Catherine and Charles Brandon had two sons. Their first was born in September 1535. They named him Henry, and the king was his godfather. Early in 1537, a second son was born to the duchess, a boy whom she named after his father, Charles Brandon.

“Henry 8 died on January 28th, 1547, and on February 20th the boy king, Edward 6, was crowned in Westminster Abbey. Henry Brandon, the young duke of Suffolk, Catherine's son, carried the orb in the coronation procession, and both he and his younger brother Charles were among
those made Knights of the Bath in the coronation honours”. (ER)

In the autumn of 1549 the two sons had entered St John’s College, Cambridge. Henry was then about 14 and Charles a year or so younger. The duchess took a house in the village of Kingston a few kilometres west of Cambridge so that she could be near them.

In July 1551 a disease for which there was no cure, called sweating sickness, a form of plague, struck Cambridge. Henry and Charles were both promptly taken away to Buckden for safety. They reached Buckden but it was too late - they had already succumbed to the disease. Henry died within the next few hours passing the title of duke of Suffolk on to Charles who lay ill in another room,

The duchess, who was unwell herself at her house in Kingston, heard that her boys had been taken to Buckden and followed them there.
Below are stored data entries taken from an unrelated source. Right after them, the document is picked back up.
diff --git a/modimizer_amd/csrc/mg_modsetdev.hip b/modimizer_amd/csrc/mg_modsetdev.hip
--- a/modimizer_amd/csrc/mg_modsetdev.hip
+++ b/modimizer_amd/csrc/mg_modsetdev.hip
@@ -15,10 +15,47 @@
 MgDev *mgDevLookup (const Modset *ms)
 { std::lock_guard<std::mutex> g (gRegLock); auto it = gReg.find (ms); return it == gReg.end () ? 0 : it->second; }
 
+MgStatus mgValueSettle (MgDev *d, hipStream_t st, int how, int slot)
+{
+  for (int i = 0 ; i < 2 ; ++i)
+    { if (!d->valuePending[i] || (slot >= 0 && i != slot)) continue;
+      if (how == MG_SETTLE_HOST) { MG_HIP (hipEventSynchronize (d->valueDone[i])); d->valuePending[i] = false; }
+      else MG_HIP (hipStreamWaitEvent (st, d->valueDone[i], 0));
+    }
+  return MG_OK;
+}
+MgStatus mgArenaOpen (MgDev *d, int slot, size_t need)
+{
+  MgStatus s = mgValueSettle (d, 0, MG_SETTLE_HOST, slot); if (s) return s;
+  MgArena &ar = mgArenaOf (d, slot);
+  if ((s = ar.reserve (need))) return s;
+  ar.reset ();
+  return MG_OK;
+}
+void mgArenaTwin (MgDev *d, int slot)
+{
+  MgArena &ar = mgArenaOf (d, slot), &other = mgArenaOf (d, slot ^ 1);
+  if (other.bytes >= ar.used || d->valuePending[slot ^ 1] || d->slotBusy[slot ^ 1]) return;
+  (void) other.tryReserve (ar.used);
+}
+static MgStatus mgValueStream (MgDev *d)
+{
+  if (d->valueStream) return MG_OK;
+  int lo = 0, hi = 0; (void) hipDeviceGetStreamPriorityRange (&lo, &hi);
+  MG_HIP (hipStreamCreateWithPriority (&d->valueStream, hipStreamNonBlocking, hi));
+  for (int i = 0 ; i < 2 ; ++i) MG_HIP (hipEventCreateWithFlags (&d->valueDone[i], hipEventDisableTiming));
+  MG_HIP (hipEventCreateWithFlags (&d->merged, hipEventDisableTiming));
+  return MG_OK;
+}
+
 static void mgDevFree (MgDev *d)
 {
   if (!d) return;
   MgOnDevice here (d->device);
+  (void) mgValueSettle (d, 0, MG_SETTLE_HOST);
+  if (d->valueStream) { (void) hipStreamSynchronize (d->valueStream); (void) hipStreamDestroy (d->valueStream); }
+  for (int i = 0 ; i < 2 ; ++i) if (d->valueDone[i]) (void) hipEventDestroy (d->valueDone[i]);
+  if (d->merged) (void) hipEventDestroy (d->merged);
   if (d->hPin) (void) hipHostFree (d->hPin);
   if (d->built)
     { (void) hipFree (d->t.slots); (void) hipFree (d->t.value); (void) hipFree (d->t.occ); (void) hipFree (d->t.find8);
@@ -55,6 +92,7 @@
 static MgStatus mgDevBuild (Modset *ms, MgDev *d, hipStream_t st)
 {
   MgTable &t = d->t;
+  { MgStatus s0 = mgValueSettle (d, st, MG_SETTLE_HOST); if (s0) return s0; }
   if (ms->tableBits < 20 || ms->tableBits > 32)
     { mgSetError ("device modset supports table bits 20..32 (got %d)", ms->tableBits); return MG_ERR_ARG; }
   memset (&t, 0, sizeof (t));
@@ -106,6 +144,7 @@
     {
       U32 first = d->t.max + 1, last = ms->max;
       if (last >= (ms->tableSize >> 2)) { mgSetError ("modset max %u beyond table capacity", last); return MG_ERR_CAPACITY; }
+      if ((s = mgValueSettle (d, st, MG_SETTLE_STREAM))) return s;
       MG_HIP (hipMemcpyAsync (d->t.value + first, ms->value + first, (size_t) (last - first + 1) * sizeof (U64), hipMemcpyHostToDevice, st));
       MG_HIP (hipMemcpyAsync (d->t.baseDepth + first, ms->depth + first, (size_t) (last - first + 1) * sizeof (U16), hipMemcpyHostToDevice, st));
       d->t.baseZero = false;
@@ -166,8 +205,7 @@
   MgTable &t = d->t;
   if (!t.max) return MG_OK;
   if (!t.pendingDepth) return MG_OK;
-  MgStatus s = d->arena.reserve (mgAl256 ((size_t) t.max * sizeof (U16)) + 4096); if (s) return s;
-  d->arena.reset ();
+  MgStatus s = mgArenaOpen (d, 0, mgAl256 ((size_t) t.max * sizeof (U16)) + 4096); if (s) return s;
   U16 *dDelta = (U16 *) d->arena.take ((size_t) t.max * sizeof (U16));
   s = mgTableExportDepth (&t, dDelta, st);
   MG_HIP (hipStreamSynchronize (st));
@@ -180,13 +218,14 @@
   MgTable &t = d->t;
   const U32 max1 = t.max;
   const char *const sorry = "device merge failed";
+  if (mgValueSettle (d, st, MG_SETTLE_HOST)) return mgFailedWith (sorry);
   MgDevScratch scratch ("device merge");
   U8 *dI1; U32 *dIdx;
   const size_t cap1 = (size_t) max1 + n2 + 2;
   if (scratch.get (&dI1, cap1) || scratch.get (&dIdx, n2)) return -1;
   if (hipMemset (dI1, 0, cap1) || hipDeviceSynchronize ()) return mgFailedWith (sorry);
   if (mgXferH2D (dI1, ms1->info, (size_t) max1 + 1)) return mgFailedWith (sorry);
-  MgStatus as = mgAddBatch (ms1, d, dV2, n2, dIdx, 0, false, st);
+  MgStatus as = mgAddBatch (ms1, d, dV2, n2, dIdx, 0, -1, st);
   if (as == MG_ERR_CAPACITY) { fprintf (stderr, "FATAL ERROR: %s\n", mgLastError ()); exit (-1); }
   if (as) return mgFailedWith (sorry);
   t.baseZero = false; t.liveHistValid = false;
@@ -232,6 +271,7 @@
   MgDev *d; if (mgDevGet (ms, &d, st)) return -1;
   MgTable &t = d->t;
   const U32 n = t.max;
+  if (mgValueSettle (d, st, MG_SETTLE_HOST)) return -1;
   if (mgFoldCounts (d, st)) return -1;
   const char *const sorry = "device prune failed";
   MgDevScratch scratch ("device prune");
@@ -289,18 +329,28 @@
 }
 
 static MgStatus mgAddChunk (Modset *ms, MgDev *d, const U64 *dKmer, U64 n, U32 *dIndexOut, int withDepth,
-                            void *scratch, hipStream_t st, const MgHistReq *counted = 0, const MgSegSrc *segSrc = 0)
+                            void *scratch, hipStream_t st, const MgHistReq *counted = 0, const MgSegSrc *segSrc = 0, int asideSlot = -1)
 {
   MgTable &t = d->t;
   MgStatus s;
   MG_HIP (hipMemsetAsync (t.counters, 0, 16, st));
-  if ((s = mgTableAdd (&t, dKmer, n, withDepth, scratch, st, counted, segSrc))) return s;
+  MgValueAside aside = {};
+  if (asideSlot >= 0)
+    { if ((s = mgValueStream (d))) return s;
+      if ((s = mgValueSettle (d, 0, MG_SETTLE_HOST, asideSlot))) return s;
+      aside.stream = d->valueStream; aside.merged = d->merged; aside.done = d->valueDone[asideSlot];
+    }
+  else if ((s = mgValueSettle (d, st, MG_SETTLE_STREAM))) return s;
+  s = mgTableAdd (&t, dKmer, n, withDepth, scratch, st, counted, segSrc, asideSlot >= 0 ? &aside : 0);
+  if (aside.launched) { d->valuePending[asideSlot] = true; d->valueLast = asideSlot; }
+  if (s) return s;
   volatile U64 *c = d->hPin;
   MG_HIP (hipMemcpyAsync (d->hPin, t.counters, 16, hipMemcpyDeviceToHost, st));
   MG_HIP (hipStreamSynchronize (st));
   U64 newMax = (U64) t.max + c[0];
   if (c[1] || newMax >= t.size)
     {
+      if ((s = mgValueSettle (d, st, MG_SETTLE_HOST))) return s;
       if ((s = mgTableRollback (&t, st))) return s;
       mgSetError ("hashTableSize %u is too small for %llu", t.size, (unsigned long long) newMax);
       return MG_ERR_CAPACITY;
@@ -313,27 +363,29 @@
 }
 
 MgStatus mgAddBatch (Modset *ms, MgDev *d, const U64 *dKmer, U64 n, U32 *dIndexOut, int withDepth,
-                     bool arenaLive, hipStream_t st, const MgHistReq *counted, const MgSegSrc *segSrc)
+                     int liveSlot, hipStream_t st, const MgHistReq *counted, const MgSegSrc *segSrc, bool asideByDefault)
 {
   if (!n) return MG_OK;
   MgStatus s = mgDevRefuseInFlight (d); if (s) return s;
   U64 chunk = n < MG_ADD_CHUNK ? n : MG_ADD_CHUNK;
   if ((s = mgTableEnsure (&d->t, chunk, st))) return s;
   size_t need = mgTableAddScratchBytes (&d->t, chunk) + 4096;
-  if (!arenaLive)
-    { if ((s = d->arena.reserve (need))) return s;
-      d->arena.reset ();
-    }
-  else if (d->arena.bytes - d->arena.used < need)
+  const int slot = liveSlot >= 0 ? liveSlot : 0;
+  MgArena &ar = mgArenaOf (d, slot);
+  if (liveSlot < 0) { if ((s = mgArenaOpen (d, 0, need))) return s; }
+  else if (ar.bytes - ar.used < need)
     { mgSetError ("internal: arena too small for insert temporaries"); return MG_ERR_NOMEM; }
-  void *scratch = d->arena.take (mgTableAddScratchBytes (&d->t, chunk));
+  void *scratch = ar.take (mgTableAddScratchBytes (&d->t, chunk));
+  const long va = mgKnobs ()->valueAsync;
+  const bool aside = n <= chunk && mgTableUseBuckets (&d->t, chunk) && (va == MG_KNOB_UNSET ? asideByDefault : va == 1);
   for (U64 off = 0 ; off < n && !s ; off += chunk)
     { U64 m = n - off < chunk ? n - off : chunk;
       if (off) s = mgTableEnsure (&d->t, m, st);
       if (!s) s = mgAddChunk (ms, d, dKmer + off, m, dIndexOut ? dIndexOut + off : 0, withDepth, scratch, st,
                               (counted && n <= chunk) ? counted : 0,
-                              n <= chunk ? segSrc : 0);
-    }
+                              n <= chunk ? segSrc : 0, aside ? slot : -1);
+    }
+  if (aside && liveSlot < 0) { MgStatus w = mgValueSettle (d, st, MG_SETTLE_HOST, slot); if (!s) s = w; }
   return s;
 }
 
@@ -341,7 +393,7 @@
 {
   hipStream_t st = (hipStream_t) stream;
   MgDev *d; MgStatus s = mgDevGet (ms, &d, st); if (s) return s;
-  return mgAddBatch (ms, d, dKmer, n, dIndexOut, withDepth, false, st);
+  return mgAddBatch (ms, d, dKmer, n, dIndexOut, withDepth, -1, st);
 }
 
 extern "C" MgStatus modsetFindBatchDevice (Modset *ms, const U64 *dKmer, U64 n, U32 *dIndexOut, void *stream)
@@ -362,6 +414,7 @@
   hipStream_t st = 0;
   MgStatus s;
   MG_HIP (hipDeviceSynchronize ());
+  if ((s = mgValueSettle (d, st, MG_SETTLE_HOST))) return s;
   if (d->ticketsOut && (t.pendingDepth || (wantIndex && d->hostIndexMax < t.max)))
     { mgSetError ("a query batch of this modset is in flight (its scratch is what a sync would use)"); return MG_ERR_ARG; }
   if (t.max > t.syncedMax)
@@ -372,8 +425,7 @@
   ms->max = t.max;
   if ((s = mgFoldCounts (d, st, ms))) return s;
   if (wantIndex && d->hostIndexMax < t.max)
-    { if ((s = d->arena.reserve (mgAl256 (ms->tableSize * sizeof (U32)) + 4096))) return s;
-      d->arena.reset ();
+    { if ((s = mgArenaOpen (d, 0, mgAl256 (ms->tableSize * sizeof (U32)) + 4096))) return s;
       U32 *dIndex = (U32 *) d->arena.take (ms->tableSize * sizeof (U32));
       if ((s = mgTableReplayIndex (&t, mgMakeParams (ms->hasher), ms->tableBits, dIndex, st))) return s;
       MG_HIP (hipStreamSynchronize (st));
@@ -399,7 +451,7 @@
   MgDev *d = mgDevLookup (ms);
   if (!d || !d->built || d->ticketsOut) return -1;
   if (mgDevOnCallersGpu (d, true)) return -1;
-  if (hipDeviceSynchronize () != hipSuccess || mgFoldCounts (d, 0, ms)) return -1;
+  if (hipDeviceSynchronize () != hipSuccess || mgValueSettle (d, 0, MG_SETTLE_HOST) || mgFoldCounts (d, 0, ms)) return -1;
   *dValue1 = d->t.value + 1; *dDepth1 = d->t.baseDepth + 1; *max = d->t.max;
   return 0;
 }
@@ -449,6 +501,7 @@
   if (!d->built) return MG_OK;
   if ((s = mgDevRefuseInFlight (d))) return s;
   MG_HIP (hipDeviceSynchronize ());
+  if ((s = mgValueSettle (d, 0, MG_SETTLE_HOST))) return s;
   ms->max = d->t.max;
   *t = &d->t;
   return MG_OK;
diff --git a/modimizer_amd/csrc/mg_reads.hip b/modimizer_amd/csrc/mg_reads.hip
--- a/modimizer_amd/csrc/mg_reads.hip
+++ b/modimizer_amd/csrc/mg_reads.hip
@@ -5,7 +5,6 @@
 
 struct MgScanReq { const Seqhash *sh; const U32 *dPacked; U64 totalBases; const U64 *dReadOffsets; U32 nReads; bool wantPos; size_t extraPerSurvivor;
                    U32 *outPosF, *outRid; U64 outCap; bool lazy; };
-static inline MgArena &mgArenaOf (MgDev *d, int slot) { return slot ? d->arena2 : d->arena; }
 static inline U64 *mgCountPin (MgDev *d, int slot) { return d->hPin + 8 + 8 * slot; }
 
 static MgStatus mgScanStart (MgDev *d, int slot, const MgScanReq &q, U64 cap, MgScanBufs *b, hipStream_t st)
@@ -21,8 +20,7 @@
   const size_t need = mgAl256 (cap * perS) + 4 * 4096 + 512 * MG_HIST_STRIDE * 4 + mgAl256 (mgScanWorkBytes (q.totalBases, q.nReads, cap))
                       + (q.extraPerSurvivor ? mgTableAddScratchBytes (&d->t, cap < MG_ADD_CHUNK ? cap : MG_ADD_CHUNK) + 8192 : 0) + 8 * 256
                       + (lookupHist ? mgTableFindPartScratchBytes (cap) + 8192 : 0) + (lookup2 ? mgTableFindPart2ScratchBytes (cap) + 8192 : 0);
-  MgStatus s = ar.reserve (need); if (s) return s;
-  ar.reset ();
+  MgStatus s = mgArenaOpen (d, slot, need); if (s) return s;
   b->cap = cap;
   b->kmer = (U64 *) ar.take (cap * 8);
   const bool direct = q.wantPos && q.outPosF && q.outRid && q.outCap >= cap;
@@ -69,7 +67,7 @@
 static MgStatus mgScanIntoArena (MgDev *d, const Seqhash *sh, const U32 *dPacked, U64 totalBases,
                                  const U64 *dReadOffsets, U32 nReads, bool wantPos, size_t extraPerSurvivor,
                                  MgScanBufs *b, U64 *nOut, hipStream_t st,
-                                 U32 *outPosF = 0, U32 *outRid = 0, U64 outCap = 0, bool lazy = false)
+                                 U32 *outPosF = 0, U32 *outRid = 0, U64 outCap = 0, bool lazy = false, int slot = 0)
 {
   MgStatus s = mgDevRefuseInFlight (d); if (s) return s;
   MgScanReq q = { sh, dPacked, totalBases, dReadOffsets, nReads, wantPos, extraPerSurvivor, outPosF, outRid, outCap, lazy };
@@ -79,7 +77,7 @@
       if (expect > MG_ADD_CHUNK) expect = MG_ADD_CHUNK;
       if ((s = mgTableEnsure (&d->t, expect, st))) return s;
     }
-  return mgScanRounds (d, 0, q, mgSurvivorGuess (sh, totalBases), b, nOut, st);
+  return mgScanRounds (d, slot, q, mgSurvivorGuess (sh, totalBases), b, nOut, st);
 }
 
 extern "C" MgStatus mgAddReadsDevice (Modset *ms, const U32 *dPacked, U64 totalBases,
@@ -91,17 +89,28 @@
   if (!totalBases || !nReads) return MG_OK;
   MgScanBufs b; U64 n = 0;
   d->t.loadPct = 75;
-  if ((s = mgScanIntoArena (d, ms->hasher, dPacked, totalBases, dReadOffsets, nReads, false, 4, &b, &n, st, 0, 0, 0, true))) return s;
+  int slot = d->valuePending[d->valueLast] ? d->valueLast ^ 1 : 0;
+  if (d->valuePending[slot ^ 1] && mgArenaOf (d, slot).bytes < mgArenaOf (d, slot ^ 1).used)
+    {
+      if ((s = mgValueSettle (d, 0, MG_SETTLE_HOST, slot))) return s;
+      if (!mgArenaOf (d, slot).tryReserve (mgArenaOf (d, slot ^ 1).used)) slot ^= 1;
+    }
+  if ((s = mgScanIntoArena (d, ms->hasher, dPacked, totalBases, dReadOffsets, nReads, false, 4, &b, &n, st, 0, 0, 0, true, slot))) return s;
   if (nHash) *nHash = n;
   if (!n) return MG_OK;
   if (b.lazy)
     { const U64 chunk = n < MG_ADD_CHUNK ? n : MG_ADD_CHUNK;
       if ((s = mgTableEnsure (&d->t, chunk, st))) return s;
       if (n <= MG_ADD_CHUNK && mgTableAddTakesSegments (&d->t, n, &b.counted))
-        return mgAddBatch (ms, d, 0, n, 0, 1, true, st, &b.counted, &b.seg);
+        { s = mgAddBatch (ms, d, 0, n, 0, 1, slot, st, &b.counted, &b.seg, true);
+          if (!s && d->valuePending[slot]) mgArenaTwin (d, slot);
+          return s;
+        }
       if ((s = mgLaunchSegCompact (b.seg, b.kmer, b.cap, b.count, st))) return s;
     }
-  return mgAddBatch (ms, d, b.kmer, n, 0, 1, true, st, &b.counted);
+  s = mgAddBatch (ms, d, b.kmer, n, 0, 1, slot, st, &b.counted, 0, true);
+  if (!s && d->valuePending[slot]) mgArenaTwin (d, slot);
+  return s;
 }
 
 static MgStatus mgSeedsOfScanned (Modset *ms, MgDev *d, MgScanBufs &b, U64 n, U32 *dSeedIndex, U32 *dSeedPosF, U32 *dSeedRead, U64 capacity, hipStream_t st)
@@ -109,7 +118,7 @@
   if (n > capacity)
     { mgSetError ("%llu seeds exceed the caller's capacity %llu", (unsigned long long) n, (unsigned long long) capacity); return MG_ERR_CAPACITY; }
   MgStatus s;
-  if (ms) s = mgAddBatch (ms, d, b.kmer, n, dSeedIndex, 0, true, st, &b.counted);
+  if (ms) s = mgAddBatch (ms, d, b.kmer, n, dSeedIndex, 0, 0, st, &b.counted);
   else if (b.lazy && b.findScratch && mgTableFindTakesPartition (&d->t, n, &b.counted))
     s = mgTableFindPartitioned (&d->t, b.seg, n, &b.counted, dSeedIndex, b.kmer, b.findScratch, st, b.findScratch2);
   else s = b.lazy ? mgTableFindSegments (&d->t, b.seg, n, dSeedIndex, st) : mgTableFind (&d->t, b.kmer, n, dSeedIndex, st);
@@ -211,7 +220,8 @@
       for (int i = 0 ; i < 2 ; ++i) MG_HIP (hipEventCreateWithFlags (&d->scanned[i], hipEventDisableTiming));
       MG_HIP (hipEventCreateWithFlags (&d->inputReady, hipEventDisableTiming));
     }
-  const int slot = d->slotBusy[d->nextSlot] ? d->nextSlot ^ 1 : d->nextSlot;
+  int slot = d->slotBusy[d->nextSlot] ? d->nextSlot ^ 1 : d->nextSlot;
+  if (d->valuePending[slot] && !d->slotBusy[slot ^ 1] && !d->valuePending[slot ^ 1]) slot ^= 1;
   MgQueryTicket *t = new MgQueryTicket ();
   t->ms = ms; t->d = d; t->slot = slot; t->dSeedIndex = dSeedIndex; t->dSeedPosF = dSeedPosF; t->dSeedRead = dSeedRead; t->capacity = capacity;
   t->q = MgScanReq { ms->hasher, dPacked, totalBases, dReadOffsets, nReads, true, 0, dSeedPosF, dSeedRead, capacity, true };
diff --git a/modimizer_amd/csrc/mg_runtime.hip b/modimizer_amd/csrc/mg_runtime.hip
--- a/modimizer_amd/csrc/mg_runtime.hip
+++ b/modimizer_amd/csrc/mg_runtime.hip
@@ -72,7 +72,7 @@
   "mgPaintItemsKernel", "mgDepthGuardKernel", "mgDepthGatherKernel", "mgTextLenKernel", "mgTextScanKernel", "mgTextWriteKernel",
   "mgSetTextLinesKernel", "mgSetTextScanKernel", "mgSetTextParseKernel", "mgSetTextLastKernel",
   "mgOvElem..TableKernels", "mgOvEmitKernel", "overlap sorts", "mgOvHead..PairInitKernels", "mgOvPairKernel",
-  "mgTrimSkip+OffsetsKernel", "mgTrimGatherKernel", "mgSetCopyKernel", "mgCopyTallyKernel" };
+  "mgTrimSkip+OffsetsKernel", "mgTrimGatherKernel", "mgSetCopyKernel", "mgCopyTallyKernel", "mgRankRecordKernel" };
 #define MG_PROF_POOL 8192
 struct MgProfRec { int id; hipEvent_t a, b; };
 static struct {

She arrived to find Henry dead and Charles dying: about half an hour from the death of Henry, Charles Brandon was also dead, making, and holding ever since, the record for the shortest ever peerage. They were buried at Buckden where their table-tomb can be seen in the churchyard there.

With the death of the two Brandon boys, the second creation of the duchy of Suffolk had become extinct in the male line and it reverted to the crown.